VOD film review: LA Confidential
Review Overview
Cast
10Direction
10Script
10David Farnor | On 09, Nov 2019
Director: Curtis Hanson
Cast: Guy Pearce, Russell Crowe, James Cromwell, Danny DeVito, Kim Basinger
Certificate: 18
“Come to Los Angeles! The sun shines bright, the beaches are wide and inviting, and the orange groves stretch as far as the eye can see.” That’s our introduction to LA Confidential, as gossip mag writer Sid Hudgens (Danny DeVito) introduces us to the picture-perfect City of Angels, before immediately warning us that there’s trouble in paradise.
That becomes immediately clear when we’re dropped into the aftermath of a mass shooting at a local diner, a shockingly violent act that brings together a web of characters, each one of them corrupt in their own sordid way – a maze of moral compromises splashed with red blood.
The idea of making a film noir in vibrant film colour was sacrilege when Chinatown was made in 1974. Over 20 years later and LA Confidential saw director Curtis Hanson pull off that magic trick with renewed grit, fusing the violence of the 90s with the traditions of the genre.
Guy Pearce and Russell Crowe deliver career-best performances as a pair of cops who couldn’t be more different on the surface.
Crowe is Bud Wilson, a one-man wrecking ball who has a thing for protecting women in trouble. So when he crosses paths with the enigmatic Lynn Bracken (Basinger), he’s warming up his fists before you can say “femme fatale”.
Pearce is Ed Exley, the bespectacled sun of a legendary cop who shoots straight in a force of bent officers.
But as they team up to solve the mystery surrounding Lynne – which involves the death of a crime boss, a seedy adult entertainment racket and 25 pounds of heroin – the similarities between them slowly start to stack up. Both have a rudimentary sense of justice, but both have their own vices, from Wilson’s hotheaded streak to Exley’s willingless to do anything to further his own career.

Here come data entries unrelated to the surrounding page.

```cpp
int d3dp_train_backward(d3dp_ctx* c, const float* x2d, const float* x3d, const int64_t* t, const float* masks,
                        const float* grad_out, const d3dp_weights* grads, int32_t B, void* workspace,
                        size_t workspace_bytes, void* stream) {
  if (!c || !x2d || !x3d || !t || !grad_out || !grads || !grads->ste || !grads->tte || !workspace || B < 1)
    return d3dp_fail(D3DP_EINVAL, "d3dp_train_backward: bad argument");
  if (!c->train()) return d3dp_fail(D3DP_ESTATE, "d3dp_train_backward needs a D3DP_MODE_TRAIN context");
  const d3dp_cfg& g = c->cfg;
  const TrainLayout L = train_layout(g, B);
  const TrainPlan P = plan_train_step(*c, g, B, c->n_cu);
  if (workspace_bytes < L.total_floats * 4) return d3dp_fail(D3DP_ESTATE, "train workspace too small");
  if (P.use_x2 && !(P.rows_fit && P.parts_fit))
    return d3dp_fail(D3DP_EINVAL, "d3dp_train_backward: an operand's padded rows or a weight gradient's partial products exceed the workspace's");
  hipStream_t st = (hipStream_t)stream;
  float* ws = (float*)workspace;
  const int T = P.T, Tp = (int)L.Tpad, C = g.channels, F = g.frames, J = g.joints, Hd = g.hidden;
  auto G = [](const float* p) { return const_cast<float*>(p); };
  D3dpZeroTable ztab{};
  auto zero = [&](const float* p, size_t n) -> hipError_t {
    if (ztab.count < D3DP_ZERO_MAX && n < ((size_t)1 << 32)) {
      ztab.p[ztab.count] = G(p); ztab.n[ztab.count] = (unsigned)n; ++ztab.count;
      return hipSuccess;
    }
    return hipMemsetAsync(G(p), 0, n * 4, st);
  };
  const size_t CC = (size_t)C * C;
  HIP_TRY(zero(grads->time1_w, 2 * CC)); HIP_TRY(zero(grads->time1_b, 2 * C));
  HIP_TRY(zero(grads->time3_w, 2 * CC)); HIP_TRY(zero(grads->time3_b, C));
  d3dp_ctx* const pc = c->prof ? c : nullptr;
  if (ztab.count) TP(T_OTHER, d3dp_train_zero_many(ztab, st));
  float *xn = ws + L.xn, *hid = ws + L.hid, *dA = ws + L.dA, *dB = ws + L.dB, *dC = ws + L.dC, *dqkv = ws + L.dqkv,
        *dh = ws + L.dh, *At = ws + L.At, *Xt = ws + L.Xt, *Wt = ws + L.Wt;

  std::optional<X2Train> x2s;
  if (P.use_x2) x2s.emplace(c, L, P, ws, st);
  X2Train* const x2 = P.use_x2 ? &*x2s : nullptr;
  if (x2) TP(T_OTHER, x2->begin(false));
  const bool overlap = P.path.needs_aux && !c->prof;
  if (overlap && !c->aux) return d3dp_fail(D3DP_ESTATE, "d3dp_train_backward: the second stream was not created (d3dp_create makes it)");
  bool pending[2] = {false, false};
  int n_wgrad = 0, cur_set = 0;
  const int n_sets = P.overlap_sets;
  auto wait_set = [&](int s) -> int {
    if (!pending[s]) return 0;
    pending[s] = false;
    return hipStreamWaitEvent(st, c->ev_done[s], 0) == hipSuccess ? 0 : -3;
  };
  auto join = [&]() -> int { int r = wait_set(0); return r ? r : wait_set(1); };
  Reducer red{ws + L.red, L.red_floats, 0, st};
  red.items.reserve(24 * (size_t)g.depth + 32);
  const int lnrows = L.ln_rows;
  auto ln_part = [&](const float* dgamma, const float* dbeta, int calls) -> float* {
    float* p = red.take((size_t)calls * lnrows * 2 * C);
    if (p) {
      red.add(p, G(dgamma), C, (size_t)calls * lnrows, 2 * (size_t)C);
      red.add(p + C, G(dbeta), C, (size_t)calls * lnrows, 2 * (size_t)C);
    }
    return p;
  };
  float* part_sn = ln_part(grads->spatial_norm_w, grads->spatial_norm_b, g.depth);
  float* part_tn = ln_part(grads->temporal_norm_w, grads->temporal_norm_b, g.depth);
  float* part_hn = ln_part(grads->head_norm_w, grads->head_norm_b, 1);
  if (red.rc) return d3dp_fail(D3DP_ESTATE, "d3dp_train_backward: partial-sum region too small");
  int sdy = -1;
  auto wgrad = [&](int blk, TrainLinearId j, const float* dY, const float* X, float* dW, float* dbias, int pre_slot = -1,
                   const float* mk = nullptr, int mk_axis = 0, const float* gelu_pre = nullptr) -> int {
    const int N = P.lin[j].N, K = P.lin[j].K;
    int r;
    if (x2) {
      sdy = pre_slot >= 0 ? pre_slot : x2->slot_for(dY, (size_t)T * N);
      if (sdy < 0) return -1;
      float* bp = red.take((size_t)L.bias_rows * N);
      int brows = 0;
      if (!bp) return -1;
      const bool first = !P.merged || j == kFc2, last = !P.merged || j == kQkv;
      if (first) {
        cur_set = overlap ? (n_wgrad++ % n_sets) : 0;
        if ((r = wait_set(cur_set))) return r;
        x2->use_set(cur_set);
      }
      if ((r = x2->prep_dy(j, dY, sdy, bp, &brows, mk, mk_axis, F, J, gelu_pre))) return r;
      red.add(bp, dbias, N, brows, N);
      if (last && overlap) {
        if (hipEventRecord(c->ev_fork, st) != hipSuccess || hipStreamWaitEvent(c->aux, c->ev_fork, 0) != hipSuccess) return -3;
        x2->st_w = c->aux;
      }
      if ((r = x2->wgrad(blk, j, sdy, dW))) return r;
      if (last && P.merged && (r = x2->flush_wgrads())) return r;
      if (last && overlap) {
        if (hipEventRecord(c->ev_done[cur_set], c->aux) != hipSuccess) return -3;
        pending[cur_set] = true;
      }
      return 0;
    }
    float* bp = red.take((size_t)D3DP_DYPREP_ROWS * N);
    int rows = 0;
    if (!bp || mk || gelu_pre) return -1;
    {
      Scope ps_(pc, T_OPERAND, st);
      if ((r = d3dp_train_colsum(dY, bp, &rows, D3DP_DYPREP_ROWS, T, N, st))) return r;
      red.add(bp, dbias, N, rows, N);
      if ((r = d3dp_train_transpose_pad(dY, At, T, N, Tp, st))) return r;
      if ((r = d3dp_train_transpose_pad(X, Xt, T, K, Tp, st))) return r;
    }
    Scope ps_(pc, T_WGRAD, st);
    return d3dp_launch_linear_f32_splitk(At, Xt, dW, N, K, Tp, st, ws + L.part, L.part_floats);
  };
  auto dgrad = [&](int blk, TrainLinearId j, const float* dY, float* dX, unsigned* out_amax = nullptr) -> int {
    const BlockDev& w = (blk & 1) ? c->tte[blk >> 1] : c->ste[blk >> 1];
    const int N = P.lin[j].N, K = P.lin[j].K;
    if (x2) return sdy < 0 ? -1 : x2->dgrad(blk, j, sdy, lin_w(w, j), dX, out_amax);
    int r;
    { Scope ps_(pc, T_OPERAND, st); if ((r = d3dp_train_transpose_pad(lin_w(w, j), Wt, N, K, N, st))) return r; }
    Scope ps_(pc, T_LINEAR, st);
    return lin32(dY, Wt, nullptr, dX, T, K, N, st);
  };
  auto fresh = [&](int& slot) -> unsigned* {
    slot = x2 ? x2->take() : -1;
    return slot >= 0 ? x2->amax() + slot : nullptr;
  };
#define D3DP_FRESH(ps, pa)                                                                              \
  int ps = -1;                                                                                          \
  unsigned* pa = fresh(ps);                                                                             \
  if (x2 && ps < 0) return d3dp_fail(D3DP_ESTATE, "d3dp_train_backward: out of operand slots");

  const int nblk = 2 * g.depth;
  {
    float* hp = red.take((size_t)L.head_rows * (3 * C + 4));
    int rows = 0;
    if (!hp) return d3dp_fail(D3DP_ESTATE, "d3dp_train_backward: partial-sum region too small");
    TP(T_OTHER, d3dp_train_head_bwd(grad_out, ws + L.z, c->hw, dC, hp, &rows, T, C, st));
    red.add(hp, G(grads->head_w), 3 * (size_t)C, rows, 3 * (size_t)C + 4);
    red.add(hp + 3 * C, G(grads->head_b), 3, rows, 3 * (size_t)C + 4);
  }
  const float* dy = nullptr;
  const float* dy_mask = nullptr;
  int ps_next = -1;
  const bool mip2 = P.mip2, mip1 = P.mip1, gip = P.gip;
  {
    const int lb = nblk - 1, lk = lb & 1;
    const float* S = ws + L.saved0 + (size_t)lb * L.saved_stride;
    const float* mk = mask_ptr(masks, g, B, lb, 1);
    D3DP_FRESH(ps, pa)
    TP(T_LN_BWD, d3dp_train_ln_bwd(dC, ws + L.x_final, c->hnw, g.eps_head, nullptr, nullptr, S + L.o_xout, lk ? c->tnw : c->snw,
                                 g.eps_block, dB, mk, lk, F, J, (mk && !mip2) ? dC : nullptr, pa, part_hn,
                                 (lk ? part_tn : part_sn) + (size_t)(lb >> 1) * lnrows * 2 * C, T, C, st));
    dy = (mk && !mip2) ? dC : dB;
    dy_mask = mip2 ? mk : nullptr;
    ps_next = ps;
  }
  for (int blk = nblk - 1; blk >= 0; --blk) {
    const int kind = blk & 1, d = blk >> 1;
    const BlockDev& w = kind ? c->tte[d] : c->ste[d];
    const d3dp_block_weights& gw = (kind ? grads->tte : grads->ste)[d];
    float* S = ws + L.saved0 + (size_t)blk * L.saved_stride;
    if (!x2) TP(T_OPERAND, d3dp_train_gelu_fwd(S + L.o_hpre, hid, (size_t)T * Hd, nullptr, st));
    LAUNCH_TRY(wgrad(blk, kFc2, dy, hid, G(gw.fc2_w), G(gw.fc2_b), ps_next, dy_mask, kind));
    {
      D3DP_FRESH(ps, pa)
      LAUNCH_TRY(dgrad(blk, kFc2, dy, dh, gip ? pa : nullptr));
      if (!gip) TP(T_OPERAND, d3dp_train_gelu_bwd(dh, S + L.o_hpre, dh, (size_t)T * Hd, pa, st));
      if (!x2) TP(T_LN_FWD, d3dp_train_ln_pos(S + L.o_xmid, w.n2w, w.n2b, g.eps_block, nullptr, F, J, xn, T, C, st));
      LAUNCH_TRY(wgrad(blk, kFc1, dh, xn, G(gw.fc1_w), G(gw.fc1_b), ps, nullptr, 0, gip ? S + L.o_hpre : nullptr));
      LAUNCH_TRY(dgrad(blk, kFc1, dh, dC));
    }
    {
      const float* mk = mask_ptr(masks, g, B, blk, 0);
      float* pn = ln_part(gw.norm2_w, gw.norm2_b, 1);
      D3DP_FRESH(ps, pa)
      if (!pn) return d3dp_fail(D3DP_ESTATE, "d3dp_train_backward: partial-sum region too small");
      TP(T_LN_BWD, d3dp_train_ln_bwd(dC, S + L.o_xmid, w.n2w, g.eps_block, dB, nullptr, nullptr, nullptr, 0.f, dA, mk, kind, F, J,
                                   (mk && !mip1) ? dC : nullptr, pa, pn, nullptr, T, C, st));
      dy = (mk && !mip1) ? dC : dA;
      LAUNCH_TRY(wgrad(blk, kProj, dy, S + L.o_att, G(gw.proj_w), G(gw.proj_b), ps, mip1 ? mk : nullptr, kind));
    }
    int ps_dqkv = -1;
    if (P.path.attn_x2(kind)) {
      D3DP_FRESH(pdo, pado)
      D3DP_FRESH(pq, paq)
      LAUNCH_TRY(dgrad(blk, kProj, dy, dB, pado));
      for (int part = pc ? 1 : 0; part <= (pc ? 2 : 0); ++part)
        TP(part == 2 ? (kind ? T_ATTN_BKV_T : T_ATTN_BKV_S) : (kind ? T_ATTN_BQ_T : T_ATTN_BQ_S),
           d3dp_train_attn_x2_bwd(S + L.o_qkv, S + L.o_att, dB, dqkv, ws + L.stats_x2 + (size_t)blk * L.stats_x2_stride,
                                  kind ? B * J : B * F, kind ? temporal_map(F, J) : spatial_map(F, J), C, g.heads,
                                  x2->qkv_amax(blk), pado, paq, st, part, P.attn_passes));
      ps_dqkv = pq;
    } else {
      LAUNCH_TRY(dgrad(blk, kProj, dy, dB));
      TP(kind ? T_ATTN_BQ_T : T_ATTN_BQ_S, d3dp_train_attn_bwd(S + L.o_qkv, S + L.o_att, dB, dqkv, ws + L.stats, kind ? B * J : B * F,
                                                             kind ? temporal_map(F, J) : spatial_map(F, J), C, g.heads, st,
                                                             P.attn_bwd_chunked));
    }
    if (!x2) TP(T_LN_FWD, d3dp_train_ln_pos(S + L.o_xin, w.n1w, w.n1b, g.eps_block, nullptr, F, J, xn, T, C, st));
    LAUNCH_TRY(wgrad(blk, kQkv, dqkv, xn, G(gw.qkv_w), G(gw.qkv_b), ps_dqkv));
    LAUNCH_TRY(dgrad(blk, kQkv, dqkv, dC));
    float* pn1 = ln_part(gw.norm1_w, gw.norm1_b, 1);
    if (!pn1) return d3dp_fail(D3DP_ESTATE, "d3dp_train_backward: partial-sum region too small");
    if (blk > 0) {
      const int pb = blk - 1, pk = pb & 1;
      const float* Sp = ws + L.saved0 + (size_t)pb * L.saved_stride;
      const float* mk = mask_ptr(masks, g, B, pb, 1);
      float* g_out = pb == 0 ? ws + L.y : nullptr;
      D3DP_FRESH(ps, pa)
      TP(T_LN_BWD, d3dp_train_ln_bwd(dC, S + L.o_xin, w.n1w, g.eps_block, dA, g_out, Sp + L.o_xout, pk ? c->tnw : c->snw, g.eps_block,
                                   dB, mk, pk, F, J, (mk && !mip2) ? dC : nullptr, pa, pn1,
                                   (pk ? part_tn : part_sn) + (size_t)(pb >> 1) * lnrows * 2 * C, T, C, st));
      if (g_out) TP(T_OTHER, d3dp_train_groupsum(g_out, G(grads->temporal_pos), T, C, 1, F, J, 1, st));
      dy = (mk && !mip2) ? dC : dB;
      dy_mask = mip2 ? mk : nullptr;
      ps_next = ps;
    } else {
      TP(T_LN_BWD, d3dp_train_ln_bwd(dC, S + L.o_xin, w.n1w, g.eps_block, dA, nullptr, nullptr, nullptr, 0.f, dB, nullptr, 0, F, J,
                                   nullptr, nullptr, pn1, nullptr, T, C, st));
    }
  }
#undef D3DP_FRESH
  LAUNCH_TRY(join());
  {
    Scope ps_(pc, T_OTHER, st);
    float* ep = red.take((size_t)D3DP_EMBED_BWD_ROWS * 5 * C);
    float* bp = red.take((size_t)L.embed_bias_rows * C);
    float* sp = red.take((size_t)L.group_slices * J * C);
    float* tp = red.take((size_t)L.group_slices * B * C);
    int rows = 0;
    if (!ep || !bp || !sp || !tp) return d3dp_fail(D3DP_ESTATE, "d3dp_train_backward: partial-sum region too small");
    LAUNCH_TRY(d3dp_train_embed_bwd(dB, x2d, x3d, ep, T, C, st));
    red.add(ep, G(grads->embed_w), 5 * (size_t)C, D3DP_EMBED_BWD_ROWS, 5 * (size_t)C);
    LAUNCH_TRY(d3dp_train_colsum(dB, bp, &rows, L.embed_bias_rows, T, C, st));
    red.add(bp, G(grads->embed_b), C, rows, C);
    LAUNCH_TRY(d3dp_train_groupsum(dB, sp, T, C, 0, F, J, L.group_slices, st));
    red.add(sp, G(grads->spatial_pos), (size_t)J * C, L.group_slices, (size_t)J * C);
    LAUNCH_TRY(d3dp_train_groupsum(dB, tp, T, C, 2, F, J, L.group_slices, st));
    red.add(tp, ws + L.dtemb, (size_t)B * C, L.group_slices, (size_t)B * C);
    red.flush();
  }
  if (red.rc) return d3dp_fail(D3DP_EHIP, "d3dp_train_backward: the gradient reduction failed");
  TP(T_OTHER, d3dp_train_time_mlp_bwd(t, c->freq, c->t1w, c->t1b, c->t3w, ws + L.dtemb, G(grads->time1_w),
                                      G(grads->time1_b), G(grads->time3_w), G(grads->time3_b), B, C, st));
  for (int i = 0; pc && i < 8; ++i) { Scope ps_(pc, P_EMPTY, st); }
  HIP_TRY(hipGetLastError());
  return D3DP_OK;
}

}
#undef TP
```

Between them, showbiz cop Jack Vincennes (who acts as an advisor for a TV series) makes it clear that policing in Hollywood is nothing but superficial acting, but the more a conspiracy emerges, the more he’s challenged to do the right thing.
Hanson and Brian Helgeland’s script gives every character their fair share of standout moments, and lace every scene with gloriously hard-boiled dialogue. “I doubt you’ve ever drawn a stupid breath in your life. Don’t start now,” says Cromwell’s wiry, wily police chief. “Don’t start trying to do the right thing, you haven’t had the practice,” Basinger’s Bracken shoots at the chisel-jawed Exley.
But the screenplay goes one step further than just looking and sounding the part: based on James Ellroy’s 1990 novel of the same name, it actually improves the original text, stripping out half of the book’s subplots to create a streamlined, precisely complex snapshot of a city of corrupt angels.
The film brings a naturalistic, modern sensibility to the timeless themes of noir, squeezing every frame with impeccable attention to period detail. The result effortlessly evokes America in the 1950s, dripping in saturated hues and stylish portent. In the foreground, three men try to find their place in a world where they’re destined to fall; in the background, the golden age of Hollywood crumbles and fades with the crispness of a black-and-white movie.